Collected data:
══════════════════════════════

# fkluger/vanishing_points_2017

Hardware: AMD Instinct MI355X
Metric: images/sec (LSD->CNN->EM) + horizon-AUC parity, YUD-shape, 1/2/4/8 GPU (higher is better)
Workload: dtype f32 (CNN: f32 operands / accumulation / results; conv1 multiply EXACT bf16 pieces of the f32 operands (three per operand) on the bf16 matrix cores; conv2-5, fc6 and fc7 multiply scaled fp16 PAIRS of the f32 operands (22 of 24 significand bits, three exact products per f32 product) on the fp16 matrix

## Files before the change

vanishing_points_2017_amd/csrc/em_estep.hpp:

```cpp
#ifndef VPK_EM_ESTEP_HPP_
#define VPK_EM_ESTEP_HPP_

#include "em_ctx.hpp"

namespace vpk {

constexpr int RS_TT = 4;
constexpr int RS_RED_DOUBLES = RS_TT * 16 * 9;
constexpr int RS_PANEL_FLAG = 0x100;
VPK_DEV int rs_jchunk(int N) { return (N + 7) >> 3; }
VPK_DEV int rs_sstride(int jch, int W) { const int q = jch * W; return q + ((16 - q) & 31); }
VPK_DEV int rs_panel_doubles(int jch, int W) { return 8 * rs_sstride(jch, W) + 32; }
VPK_DEV int rs_row(int n, int jch, int S, int W) { const int sl = n / jch; return sl * S + (n - sl * jch) * W; }
VPK_DEV int rs_wfit(const EmCtx& c) {
    const int jch = rs_jchunk(c.N);
    for (int w = 32; w >= MT; w -= MT)
        if (rs_panel_doubles(jch, w) + 8 * RS_RED_DOUBLES <= c.wt_doubles) return w;
    return 0;
}
VPK_DEV int smooth_plan(const EmCtx& c, int M) {
    const int N = c.N;
    if (!c.prm.use_weights || M <= 0) return 0;
    const int Wp = ((M + MT - 1) / MT) * MT;
    const bool rows_ok = WAVE == 64 && nwaves() == 8 && c.smoother != 1;
    const int colw = N > WAVE ? 2 * WAVE : WAVE;
    const bool direct = (((N + colw - 1) / colw) % 8) == 0;
    if (M <= 32) {
        if (rows_ok && !direct && rs_panel_doubles(rs_jchunk(N), Wp) + 8 * RS_RED_DOUBLES <= c.wt_doubles) return 2;
        if ((long long)N * Wp <= c.wt_doubles) return 1;
    }
    if (rows_ok && !direct && (c.wt_doubles / N) / MT >= 1 && rs_wfit(c) >= MT) return 3;
    return 0;
}

struct EstepLine { double g0, g1, g2, g3, g4; };
template <int MEASURE> VPK_DEV EstepLine estep_line(const EmCtx& c, int n) {
    EstepLine g;
    g.g0 = c.drow[n]; g.g1 = c.drow[(size_t)c.ldn + n]; g.g2 = c.drow[2 * (size_t)c.ldn + n];
    if (MEASURE == VPK_DIST_ANGLE) { g.g3 = c.drow[3 * (size_t)c.ldn + n]; g.g4 = c.drow[4 * (size_t)c.ldn + n]; }
    else { g.g3 = 0.0; g.g4 = 0.0; }
    return g;
}
template <int MEASURE> VPK_DEV double estep_pair(const EstepLine& g, const Shared& sh, const double* X, int m) {
    if (MEASURE == VPK_DIST_ANGLE) {
        const double v1x = g.g0 - sh.vx[m], v1y = g.g1 - sh.vy[m];
        const double n1 = norm2(v1x, v1y);
        const double cc = 1 - fabs(dot2(v1x, v1y, g.g2, g.g3) / (n1 * g.g4));
        return cc * cc;
    } else {
        const double lv = (g.g0 * X[3 * m] + g.g1 * X[3 * m + 1]) + g.g2 * X[3 * m + 2];
        return lv * lv;
    }
}

template <int MEASURE = VPK_DIST_ANGLE>
VPK_DEVFN void estep(EmCtx& c, const double* X) {
    static_assert(MEASURE == VPK_DIST_ANGLE || MEASURE == VPK_DIST_DOTPROD, "the EM runs \"angle\" and \"dotprod\" (vp_localisation.py:196-203)");
    Shared& sh = SH();
    const int M = sh.M, N = c.N;
    const double kk = -0.5 / (sh.sigma_prior * sh.sigma_prior);
    long long tq_ = clock_ticks();
    {
        constexpr int G = VPG;
        const int gl = lane() % G;
        const int per_round = nwaves() * (WAVE / G);
        for (int m = wave_id() * (WAVE / G) + lane() / G; m < M; m += per_round) {
            double x0 = X[3 * m], x1 = X[3 * m + 1], x2 = X[3 * m + 2];
            double alpha, beta;
            vp_angles(x0, x1, alpha, beta);
            double acc = 0.0;
            for (int q = gl; q < sh.ncomp; q += G) {
                acc += mixture_term(alpha, beta, sh.pma[q], sh.pmb[q], kk) * sh.pw[q];
            }
            acc = group_sum<G>(acc);
            if (gl == 0) {
                sh.pv[m] = acc;
                if (MEASURE == VPK_DIST_ANGLE) {
                    sh.vx[m] = x0 / x2;
                    sh.vy[m] = x1 / x2;
                }
                double sm = sh.s[m];
                sm = sm > 1e-200 ? sm : 1e-200;
                sh.s[m] = sm;
                sh.k2[m] = 1.0 / sqrt(2 * PI_D * sm);
            }
        }
    }
    block_sync();
    if (tid() == 0) sh.dbuf[14] += lap(tq_);
    const int Wp = ((M + MT - 1) / MT) * MT;
    const int plan = smooth_plan(c, M);
    const bool panel = plan == 1 || plan == 2;
    const int rs_jch = rs_jchunk(N), rs_S = rs_sstride(rs_jch, Wp);
    double* wt = WT();
    constexpr int EU = 4;
    int T = 1;
    if (panel && WAVE == 64 && c.smoother != 1)
        while (T < 8 && 2 * T * N <= nthreads()) T *= 2;
    if (T > 1) {
        const int n_ = tid() / T, h = tid() - n_ * T;
        const bool on = n_ < N;
        const int n = on ? n_ : N - 1;
        const int Mh = (M + T - 1) / T;
        const int m_lo = on ? (h * Mh < M ? h * Mh : M) : 0, m_hi = on ? (m_lo + Mh < M ? m_lo + Mh : M) : 0;
        const EstepLine g = estep_line<MEASURE>(c, n);
        const double lw = c.lweight[n];
        gdp lvq = c.lvsq + n, pvq = c.pvl + n;
        double* wl = wt + (plan == 2 ? (size_t)rs_row(n, rs_jch, rs_S, Wp) : (size_t)n * Wp);
        int m = m_lo;
        for (; m + EU <= m_hi; m += EU) {
            double lv[EU], tt[EU];
#pragma unroll
            for (int u = 0; u < EU; ++u) lv[u] = estep_pair<MEASURE>(g, sh, X, m + u);
#pragma unroll
            for (int u = 0; u < EU; ++u)
                tt[u] = (exp_underflow(-(lv[u] / (2 * sh.s[m + u]))) * sh.k2[m + u]) * sh.pv[m + u];
#pragma unroll
            for (int u = 0; u < EU; ++u) {
                lvq[(size_t)(m + u) * c.ldn] = lv[u];
                wl[m + u] = tt[u];
            }
        }
        for (; m < m_hi; ++m) {
            const double lv1 = estep_pair<MEASURE>(g, sh, X, m);
            lvq[(size_t)m * c.ldn] = lv1;
            wl[m] = (exp_underflow(-(lv1 / (2 * sh.s[m]))) * sh.k2[m]) * sh.pv[m];
        }
        double pl = 0.0;
        for (int hh = 0; hh < T; ++hh) {
            const double prev = wave_bcast(pl, (lane() + WAVE - 1) & (WAVE - 1));
            if (h == hh) {
                if (hh > 0) pl = prev;
                for (m = m_lo; m < m_hi; ++m) pl += wl[m];
            }
        }
        pl = wave_bcast(pl, lane() | (T - 1));
        pl = (pl > 1e-12 || is_nan(pl)) ? pl : 1e-12;
        m = m_lo;
        for (; m + EU <= m_hi; m += EU) {
            double q[EU];
#pragma unroll
            for (int u = 0; u < EU; ++u) q[u] = wl[m + u];
#pragma unroll
            for (int u = 0; u < EU; ++u) q[u] = q[u] / pl;
#pragma unroll
            for (int u = 0; u < EU; ++u) {
                pvq[(size_t)(m + u) * c.ldn] = q[u];
                wl[m + u] = q[u] * lw;
            }
        }
        for (; m < m_hi; ++m) {
            const double q1 = wl[m] / pl;
            pvq[(size_t)m * c.ldn] = q1;
            wl[m] = q1 * lw;
        }
        if (on && h == T - 1)
            for (m = M; m < Wp; ++m) wl[m] = 0.0;
    } else
    for (int n = tid(); n < N; n += nthreads()) {
        const EstepLine g = estep_line<MEASURE>(c, n);
        gdp lvq = c.lvsq + n, pvq = c.pvl + n;
        double* wl = wt + (plan == 2 ? (size_t)rs_row(n, rs_jch, rs_S, Wp) : (size_t)n * Wp);
        double pl = 0.0;
        int m = 0;
        for (; m + EU <= M; m += EU) {
            double lv[EU], tt[EU];
#pragma unroll
            for (int u = 0; u < EU; ++u) lv[u] = estep_pair<MEASURE>(g, sh, X, m + u);
#pragma unroll
            for (int u = 0; u < EU; ++u)
                tt[u] = (exp_underflow(-(lv[u] / (2 * sh.s[m + u]))) * sh.k2[m + u]) * sh.pv[m + u];
#pragma unroll
            for (int u = 0; u < EU; ++u) {
                lvq[(size_t)(m + u) * c.ldn] = lv[u];
                if (panel) wl[m + u] = tt[u]; else pvq[(size_t)(m + u) * c.ldn] = tt[u];
                pl += tt[u];
            }
        }
        for (; m < M; ++m) {
            const double lv1 = estep_pair<MEASURE>(g, sh, X, m);
            lvq[(size_t)m * c.ldn] = lv1;
            const double t1 = (exp_underflow(-(lv1 / (2 * sh.s[m]))) * sh.k2[m]) * sh.pv[m];
            if (panel) wl[m] = t1; else pvq[(size_t)m * c.ldn] = t1;
            pl += t1;
        }
        pl = (pl > 1e-12 || is_nan(pl)) ? pl : 1e-12;
        const double lw = c.lweight[n];
        gdp ws = c.wsrc + (size_t)n * c.mcap;
        m = 0;
        for (; m + EU <= M; m += EU) {
            double q[EU];
#pragma unroll
            for (int u = 0; u < EU; ++u) q[u] = panel ? wl[m + u] : pvq[(size_t)(m + u) * c.ldn];
#pragma unroll
            for (int u = 0; u < EU; ++u) q[u] = q[u] / pl;
#pragma unroll
            for (int u = 0; u < EU; ++u) {
                pvq[(size_t)(m + u) * c.ldn] = q[u];
                if (panel) wl[m + u] = q[u] * lw;
                else ws[m + u] = q[u] * lw;
            }
        }
        for (; m < M; ++m) {
            const double q1 = (panel ? wl[m] : pvq[(size_t)m * c.ldn]) / pl;
            pvq[(size_t)m * c.ldn] = q1;
            if (panel) wl[m] = q1 * lw; else ws[m] = q1 * lw;
        }
        for (m = M; m < Wp; ++m) {
            if (panel) wl[m] = 0.0; else ws[m] = 0.0;
        }
    }
    if (plan == 2)
        for (int p = N * Wp + tid(); p < 8 * rs_jch * Wp; p += nthreads()) {
            const int j = p / Wp;
            wt[rs_row(j, rs_jch, rs_S, Wp) + (p - j * Wp)] = 0.0;
        }
    if (tid() == 0) sh.dbuf[15] += lap(tq_);
    if (tid() == 0) sh.ibuf[5] = plan == 2 ? RS_PANEL_FLAG + Wp : (plan == 1 ? Wp : 0);
    block_sync();
}

}
#endif
```

Before: 22510.

## Skip exp evaluation for underflowing line-VP pairs in E-step via bitmasks

The panel E-step now first computes the squared residuals and builds a per-line bitmask of vanishing points whose exponent would not underflow. Only the kept pairs get the exp, k2 and pv products, the partial sum and the division. Underflowed pairs get an exact-zero posterior, and non-finite or sign-mismatched k2/pv entries are forced into the kept set. The goal is to cut exp and divide work when most pairs underflow, at the cost of mask bookkeeping, data-dependent loops and more divergence.

```diff
diff --git a/vanishing_points_2017_amd/csrc/em_estep.hpp b/vanishing_points_2017_amd/csrc/em_estep.hpp
--- a/vanishing_points_2017_amd/csrc/em_estep.hpp
+++ b/vanishing_points_2017_amd/csrc/em_estep.hpp
@@ -50,6 +50,99 @@
     } else {
         const double lv = (g.g0 * X[3 * m] + g.g1 * X[3 * m + 1]) + g.g2 * X[3 * m + 2];
         return lv * lv;
+    }
+}
+
+constexpr double ESTEP_UNDERFLOW_BOUND = 746.0 * (1.0 + 0x1p-40);
+typedef unsigned long long vpmask_t;
+VPK_DEV int lowest_vp(vpmask_t r) { return __builtin_ctzll(r); }
+VPK_DEV bool estep_zero_safe(double k2, double pv) {
+    return fabs(k2) <= 1.7976931348623157e308 && fabs(pv) <= 1.7976931348623157e308 &&
+           (__double_as_longlong(k2) < 0) == (__double_as_longlong(pv) < 0);
+}
+VPK_DEV vpmask_t estep_zero_safe_mask(const Shared& sh, int M) {
+    if (WAVE == MAXM) {
+        const int m = lane() < M ? lane() : 0;
+        return wave_ballot(lane() < M && estep_zero_safe(sh.k2[m], sh.pv[m]));
+    }
+    vpmask_t r = 0;
+    for (int m = 0; m < M; ++m) r |= (vpmask_t)estep_zero_safe(sh.k2[m], sh.pv[m]) << m;
+    return r;
+}
+VPK_DEV double exp_underflow_select(double x) {
+    const double e = exp(x);
+    return x < -746.0 ? 0.0 : e;
+}
+template <int MEASURE>
+VPK_DEV vpmask_t estep_keep(const EstepLine& g, const Shared& sh, const double* X, int m_lo, int m_hi, vpmask_t force,
+                            gdp lvq, int ldn, double* wl) {
+    constexpr int EU = 4;
+    const int cnt = m_hi - m_lo;
+    const vpmask_t range = cnt <= 0 ? 0ull : ((cnt >= 64 ? ~0ull : (1ull << cnt) - 1ull) << m_lo);
+    vpmask_t keep = force & range;
+    int m = m_lo;
+    for (; m + EU <= m_hi; m += EU) {
+        double lv[EU], bound[EU];
+#pragma unroll
+        for (int u = 0; u < EU; ++u) lv[u] = estep_pair<MEASURE>(g, sh, X, m + u);
+#pragma unroll
+        for (int u = 0; u < EU; ++u) bound[u] = (2 * sh.s[m + u]) * ESTEP_UNDERFLOW_BOUND;
+#pragma unroll
+        for (int u = 0; u < EU; ++u) {
+            lvq[(size_t)(m + u) * ldn] = lv[u];
+            wl[m + u] = lv[u];
+            keep |= (vpmask_t)(!(lv[u] > bound[u])) << (m + u);
+        }
+    }
+    for (; m < m_hi; ++m) {
+        const double lv1 = estep_pair<MEASURE>(g, sh, X, m);
+        lvq[(size_t)m * ldn] = lv1;
+        wl[m] = lv1;
+        keep |= (vpmask_t)(!(lv1 > (2 * sh.s[m]) * ESTEP_UNDERFLOW_BOUND)) << m;
+    }
+    return keep;
+}
+template <bool SUM> VPK_DEV double estep_terms(vpmask_t keep, const Shared& sh, double* wl, double pl) {
+    vpmask_t r = keep;
+    while (r != 0) {
+        const int m0 = lowest_vp(r);
+        r &= r - 1;
+        const bool two = r != 0;
+        const int m1 = two ? lowest_vp(r) : m0;
+        r &= r - 1;
+        const double a0 = -(wl[m0] / (2 * sh.s[m0])), a1 = -(wl[m1] / (2 * sh.s[m1]));
+        const double t0 = (exp_underflow_select(a0) * sh.k2[m0]) * sh.pv[m0];
+        const double t1 = (exp_underflow_select(a1) * sh.k2[m1]) * sh.pv[m1];
+        wl[m0] = t0;
+        if (SUM) pl += t0;
+        if (two) {
+            wl[m1] = t1;
+            if (SUM) pl += t1;
+        }
+    }
+    return pl;
+}
+VPK_DEV void estep_posteriors(vpmask_t keep, int m_lo, int m_hi, double pl, double lw, gdp pvq, int ldn, double* wl) {
+    const double z = 0.0 / pl, zl = z * lw;
+    for (int m = m_lo; m < m_hi; ++m)
+        if (!((keep >> m) & 1)) {
+            pvq[(size_t)m * ldn] = z;
+            wl[m] = zl;
+        }
+    vpmask_t r = keep;
+    while (r != 0) {
+        const int m0 = lowest_vp(r);
+        r &= r - 1;
+        const bool two = r != 0;
+        const int m1 = two ? lowest_vp(r) : m0;
+        r &= r - 1;
+        const double q0 = wl[m0] / pl, q1 = wl[m1] / pl;
+        pvq[(size_t)m0 * ldn] = q0;
+        wl[m0] = q0 * lw;
+        if (two) {
+            pvq[(size_t)m1 * ldn] = q1;
+            wl[m1] = q1 * lw;
+        }
     }
 }
 
@@ -94,8 +187,10 @@
     const int rs_jch = rs_jchunk(N), rs_S = rs_sstride(rs_jch, Wp);
     double* wt = WT();
     constexpr int EU = 4;
+    const bool sparse = panel && c.smoother != 1;
+    const vpmask_t force = ~estep_zero_safe_mask(sh, M);
     int T = 1;
-    if (panel && WAVE == 64 && c.smoother != 1)
+    if (sparse && WAVE == 64)
         while (T < 8 && 2 * T * N <= nthreads()) T *= 2;
     if (T > 1) {
         const int n_ = tid() / T, h = tid() - n_ * T;
@@ -107,55 +202,31 @@
         const double lw = c.lweight[n];
         gdp lvq = c.lvsq + n, pvq = c.pvl + n;
         double* wl = wt + (plan == 2 ? (size_t)rs_row(n, rs_jch, rs_S, Wp) : (size_t)n * Wp);
-        int m = m_lo;
-        for (; m + EU <= m_hi; m += EU) {
-            double lv[EU], tt[EU];
-#pragma unroll
-            for (int u = 0; u < EU; ++u) lv[u] = estep_pair<MEASURE>(g, sh, X, m + u);
-#pragma unroll
-            for (int u = 0; u < EU; ++u)
-                tt[u] = (exp_underflow(-(lv[u] / (2 * sh.s[m + u]))) * sh.k2[m + u]) * sh.pv[m + u];
-#pragma unroll
-            for (int u = 0; u < EU; ++u) {
-                lvq[(size_t)(m + u) * c.ldn] = lv[u];
-                wl[m + u] = tt[u];
-            }
-        }
-        for (; m < m_hi; ++m) {
-            const double lv1 = estep_pair<MEASURE>(g, sh, X, m);
-            lvq[(size_t)m * c.ldn] = lv1;
-            wl[m] = (exp_underflow(-(lv1 / (2 * sh.s[m]))) * sh.k2[m]) * sh.pv[m];
-        }
+        const vpmask_t keep = estep_keep<MEASURE>(g, sh, X, m_lo, m_hi, force, lvq, c.ldn, wl);
+        estep_terms<false>(keep, sh, wl, 0.0);
         double pl = 0.0;
         for (int hh = 0; hh < T; ++hh) {
             const double prev = wave_bcast(pl, (lane() + WAVE - 1) & (WAVE - 1));
             if (h == hh) {
                 if (hh > 0) pl = prev;
-                for (m = m_lo; m < m_hi; ++m) pl += wl[m];
+                for (vpmask_t r = keep; r != 0; r &= r - 1) pl += wl[lowest_vp(r)];
             }
         }
         pl = wave_bcast(pl, lane() | (T - 1));
         pl = (pl > 1e-12 || is_nan(pl)) ? pl : 1e-12;
-        m = m_lo;
-        for (; m + EU <= m_hi; m += EU) {
-            double q[EU];
-#pragma unroll
-            for (int u = 0; u < EU; ++u) q[u] = wl[m + u];
-#pragma unroll
-            for (int u = 0; u < EU; ++u) q[u] = q[u] / pl;
-#pragma unroll
-            for (int u = 0; u < EU; ++u) {
-                pvq[(size_t)(m + u) * c.ldn] = q[u];
-                wl[m + u] = q[u] * lw;
-            }
-        }
-        for (; m < m_hi; ++m) {
-            const double q1 = wl[m] / pl;
-            pvq[(size_t)m * c.ldn] = q1;
-            wl[m] = q1 * lw;
-        }
+        estep_posteriors(keep, m_lo, m_hi, pl, lw, pvq, c.ldn, wl);
         if (on && h == T - 1)
-            for (m = M; m < Wp; ++m) wl[m] = 0.0;
+            for (int m = M; m < Wp; ++m) wl[m] = 0.0;
+    } else if (sparse)
+    for (int n = tid(); n < N; n += nthreads()) {
+        const EstepLine g = estep_line<MEASURE>(c, n);
+        gdp lvq = c.lvsq + n, pvq = c.pvl + n;
+        double* wl = wt + (plan == 2 ? (size_t)rs_row(n, rs_jch, rs_S, Wp) : (size_t)n * Wp);
+        const vpmask_t keep = estep_keep<MEASURE>(g, sh, X, 0, M, force, lvq, c.ldn, wl);
+        double pl = estep_terms<true>(keep, sh, wl, 0.0);
+        pl = (pl > 1e-12 || is_nan(pl)) ? pl : 1e-12;
+        estep_posteriors(keep, 0, M, pl, c.lweight[n], pvq, c.ldn, wl);
+        for (int m = M; m < Wp; ++m) wl[m] = 0.0;
     } else
     for (int n = tid(); n < N; n += nthreads()) {
         const EstepLine g = estep_line<MEASURE>(c, n);
```

New measurement: 22770 (median of 6 runs). 1.01x the previous value.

══════════════════════════════

Determine how many lines of the records above hold the word "nwaves" and give the number with nothing added.

* [Answer section] 2